Return each entry precisely as it appears below.

__Task material__:
________________________

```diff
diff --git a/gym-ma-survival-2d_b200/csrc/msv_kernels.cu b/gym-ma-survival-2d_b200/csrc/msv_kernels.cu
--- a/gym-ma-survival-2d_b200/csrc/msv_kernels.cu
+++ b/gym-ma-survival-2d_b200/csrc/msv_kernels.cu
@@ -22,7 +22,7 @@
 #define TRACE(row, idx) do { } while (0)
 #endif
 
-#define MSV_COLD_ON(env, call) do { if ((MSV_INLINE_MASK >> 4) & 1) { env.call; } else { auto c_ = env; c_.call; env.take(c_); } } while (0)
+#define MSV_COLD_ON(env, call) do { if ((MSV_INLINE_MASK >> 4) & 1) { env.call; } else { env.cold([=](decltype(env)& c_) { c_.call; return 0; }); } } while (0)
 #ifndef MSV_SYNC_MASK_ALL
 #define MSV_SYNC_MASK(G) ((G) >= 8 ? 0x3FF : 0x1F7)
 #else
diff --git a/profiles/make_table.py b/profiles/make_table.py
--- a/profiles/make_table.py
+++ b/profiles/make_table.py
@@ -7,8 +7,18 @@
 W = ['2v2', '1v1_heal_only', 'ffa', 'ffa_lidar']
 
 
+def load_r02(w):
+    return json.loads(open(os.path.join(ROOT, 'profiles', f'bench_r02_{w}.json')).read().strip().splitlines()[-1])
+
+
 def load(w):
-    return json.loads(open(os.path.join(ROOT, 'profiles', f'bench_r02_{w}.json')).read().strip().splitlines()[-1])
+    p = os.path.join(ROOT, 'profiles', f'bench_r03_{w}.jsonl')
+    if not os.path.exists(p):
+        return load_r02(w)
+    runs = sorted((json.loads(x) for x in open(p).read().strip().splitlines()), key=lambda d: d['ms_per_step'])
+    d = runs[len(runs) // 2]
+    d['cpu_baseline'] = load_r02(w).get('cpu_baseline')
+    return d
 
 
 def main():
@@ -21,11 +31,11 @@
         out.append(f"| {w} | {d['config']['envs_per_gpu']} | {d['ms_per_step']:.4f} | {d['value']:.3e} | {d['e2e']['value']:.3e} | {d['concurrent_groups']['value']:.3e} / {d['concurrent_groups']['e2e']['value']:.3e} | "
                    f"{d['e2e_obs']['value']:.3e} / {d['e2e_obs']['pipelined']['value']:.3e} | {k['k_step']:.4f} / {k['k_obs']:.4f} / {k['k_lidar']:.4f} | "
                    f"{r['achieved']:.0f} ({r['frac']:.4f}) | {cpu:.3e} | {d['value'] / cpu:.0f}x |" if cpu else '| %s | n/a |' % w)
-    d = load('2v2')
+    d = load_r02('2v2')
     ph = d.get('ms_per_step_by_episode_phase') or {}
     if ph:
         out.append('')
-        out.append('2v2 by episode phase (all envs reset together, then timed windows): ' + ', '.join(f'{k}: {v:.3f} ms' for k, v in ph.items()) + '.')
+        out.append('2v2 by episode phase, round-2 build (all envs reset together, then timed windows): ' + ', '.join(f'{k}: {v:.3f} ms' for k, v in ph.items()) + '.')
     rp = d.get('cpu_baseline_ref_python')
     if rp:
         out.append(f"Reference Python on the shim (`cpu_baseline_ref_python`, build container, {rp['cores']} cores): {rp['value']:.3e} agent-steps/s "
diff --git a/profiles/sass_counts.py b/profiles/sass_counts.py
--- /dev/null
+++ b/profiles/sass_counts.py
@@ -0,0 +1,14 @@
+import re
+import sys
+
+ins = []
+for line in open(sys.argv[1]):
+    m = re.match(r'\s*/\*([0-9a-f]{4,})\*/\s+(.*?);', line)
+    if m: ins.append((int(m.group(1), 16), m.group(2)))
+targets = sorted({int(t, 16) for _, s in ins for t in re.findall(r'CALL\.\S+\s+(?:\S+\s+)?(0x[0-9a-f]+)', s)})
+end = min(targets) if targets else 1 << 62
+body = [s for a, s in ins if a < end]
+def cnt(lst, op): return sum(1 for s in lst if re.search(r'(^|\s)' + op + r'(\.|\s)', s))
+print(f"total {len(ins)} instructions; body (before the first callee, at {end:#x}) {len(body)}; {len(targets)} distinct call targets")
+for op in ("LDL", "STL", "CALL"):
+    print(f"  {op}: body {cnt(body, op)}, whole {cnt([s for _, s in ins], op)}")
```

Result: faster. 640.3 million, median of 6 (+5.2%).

________________________

__Response__:
```diff
diff --git a/gym-ma-survival-2d_b200/csrc/msv_kernels.cu b/gym-ma-survival-2d_b200/csrc/msv_kernels.cu
--- a/gym-ma-survival-2d_b200/csrc/msv_kernels.cu
+++ b/gym-ma-survival-2d_b200/csrc/msv_kernels.cu
@@ -22,7 +22,7 @@
 #define TRACE(row, idx) do { } while (0)
 #endif
 
-#define MSV_COLD_ON(env, call) do { if ((MSV_INLINE_MASK >> 4) & 1) { env.call; } else { auto c_ = env; c_.call; env.take(c_); } } while (0)
+#define MSV_COLD_ON(env, call) do { if ((MSV_INLINE_MASK >> 4) & 1) { env.call; } else { env.cold([=](decltype(env)& c_) { c_.call; return 0; }); } } while (0)
 #ifndef MSV_SYNC_MASK_ALL
 #define MSV_SYNC_MASK(G) ((G) >= 8 ? 0x3FF : 0x1F7)
 #else
diff --git a/profiles/make_table.py b/profiles/make_table.py
--- a/profiles/make_table.py
+++ b/profiles/make_table.py
@@ -7,8 +7,18 @@
 W = ['2v2', '1v1_heal_only', 'ffa', 'ffa_lidar']
 
 
+def load_r02(w):
+    return json.loads(open(os.path.join(ROOT, 'profiles', f'bench_r02_{w}.json')).read().strip().splitlines()[-1])
+
+
 def load(w):
-    return json.loads(open(os.path.join(ROOT, 'profiles', f'bench_r02_{w}.json')).read().strip().splitlines()[-1])
+    p = os.path.join(ROOT, 'profiles', f'bench_r03_{w}.jsonl')
+    if not os.path.exists(p):
+        return load_r02(w)
+    runs = sorted((json.loads(x) for x in open(p).read().strip().splitlines()), key=lambda d: d['ms_per_step'])
+    d = runs[len(runs) // 2]
+    d['cpu_baseline'] = load_r02(w).get('cpu_baseline')
+    return d
 
 
 def main():
@@ -21,11 +31,11 @@
         out.append(f"| {w} | {d['config']['envs_per_gpu']} | {d['ms_per_step']:.4f} | {d['value']:.3e} | {d['e2e']['value']:.3e} | {d['concurrent_groups']['value']:.3e} / {d['concurrent_groups']['e2e']['value']:.3e} | "
                    f"{d['e2e_obs']['value']:.3e} / {d['e2e_obs']['pipelined']['value']:.3e} | {k['k_step']:.4f} / {k['k_obs']:.4f} / {k['k_lidar']:.4f} | "
                    f"{r['achieved']:.0f} ({r['frac']:.4f}) | {cpu:.3e} | {d['value'] / cpu:.0f}x |" if cpu else '| %s | n/a |' % w)
-    d = load('2v2')
+    d = load_r02('2v2')
     ph = d.get('ms_per_step_by_episode_phase') or {}
     if ph:
         out.append('')
-        out.append('2v2 by episode phase (all envs reset together, then timed windows): ' + ', '.join(f'{k}: {v:.3f} ms' for k, v in ph.items()) + '.')
+        out.append('2v2 by episode phase, round-2 build (all envs reset together, then timed windows): ' + ', '.join(f'{k}: {v:.3f} ms' for k, v in ph.items()) + '.')
     rp = d.get('cpu_baseline_ref_python')
     if rp:
         out.append(f"Reference Python on the shim (`cpu_baseline_ref_python`, build container, {rp['cores']} cores): {rp['value']:.3e} agent-steps/s "
diff --git a/profiles/sass_counts.py b/profiles/sass_counts.py
--- /dev/null
+++ b/profiles/sass_counts.py
@@ -0,0 +1,14 @@
+import re
+import sys
+
+ins = []
+for line in open(sys.argv[1]):
+    m = re.match(r'\s*/\*([0-9a-f]{4,})\*/\s+(.*?);', line)
+    if m: ins.append((int(m.group(1), 16), m.group(2)))
+targets = sorted({int(t, 16) for _, s in ins for t in re.findall(r'CALL\.\S+\s+(?:\S+\s+)?(0x[0-9a-f]+)', s)})
+end = min(targets) if targets else 1 << 62
+body = [s for a, s in ins if a < end]
+def cnt(lst, op): return sum(1 for s in lst if re.search(r'(^|\s)' + op + r'(\.|\s)', s))
+print(f"total {len(ins)} instructions; body (before the first callee, at {end:#x}) {len(body)}; {len(targets)} distinct call targets")
+for op in ("LDL", "STL", "CALL"):
+    print(f"  {op}: body {cnt(body, op)}, whole {cnt([s for _, s in ins], op)}")
```

Result: faster. 640.3 million, median of 6 (+5.2%).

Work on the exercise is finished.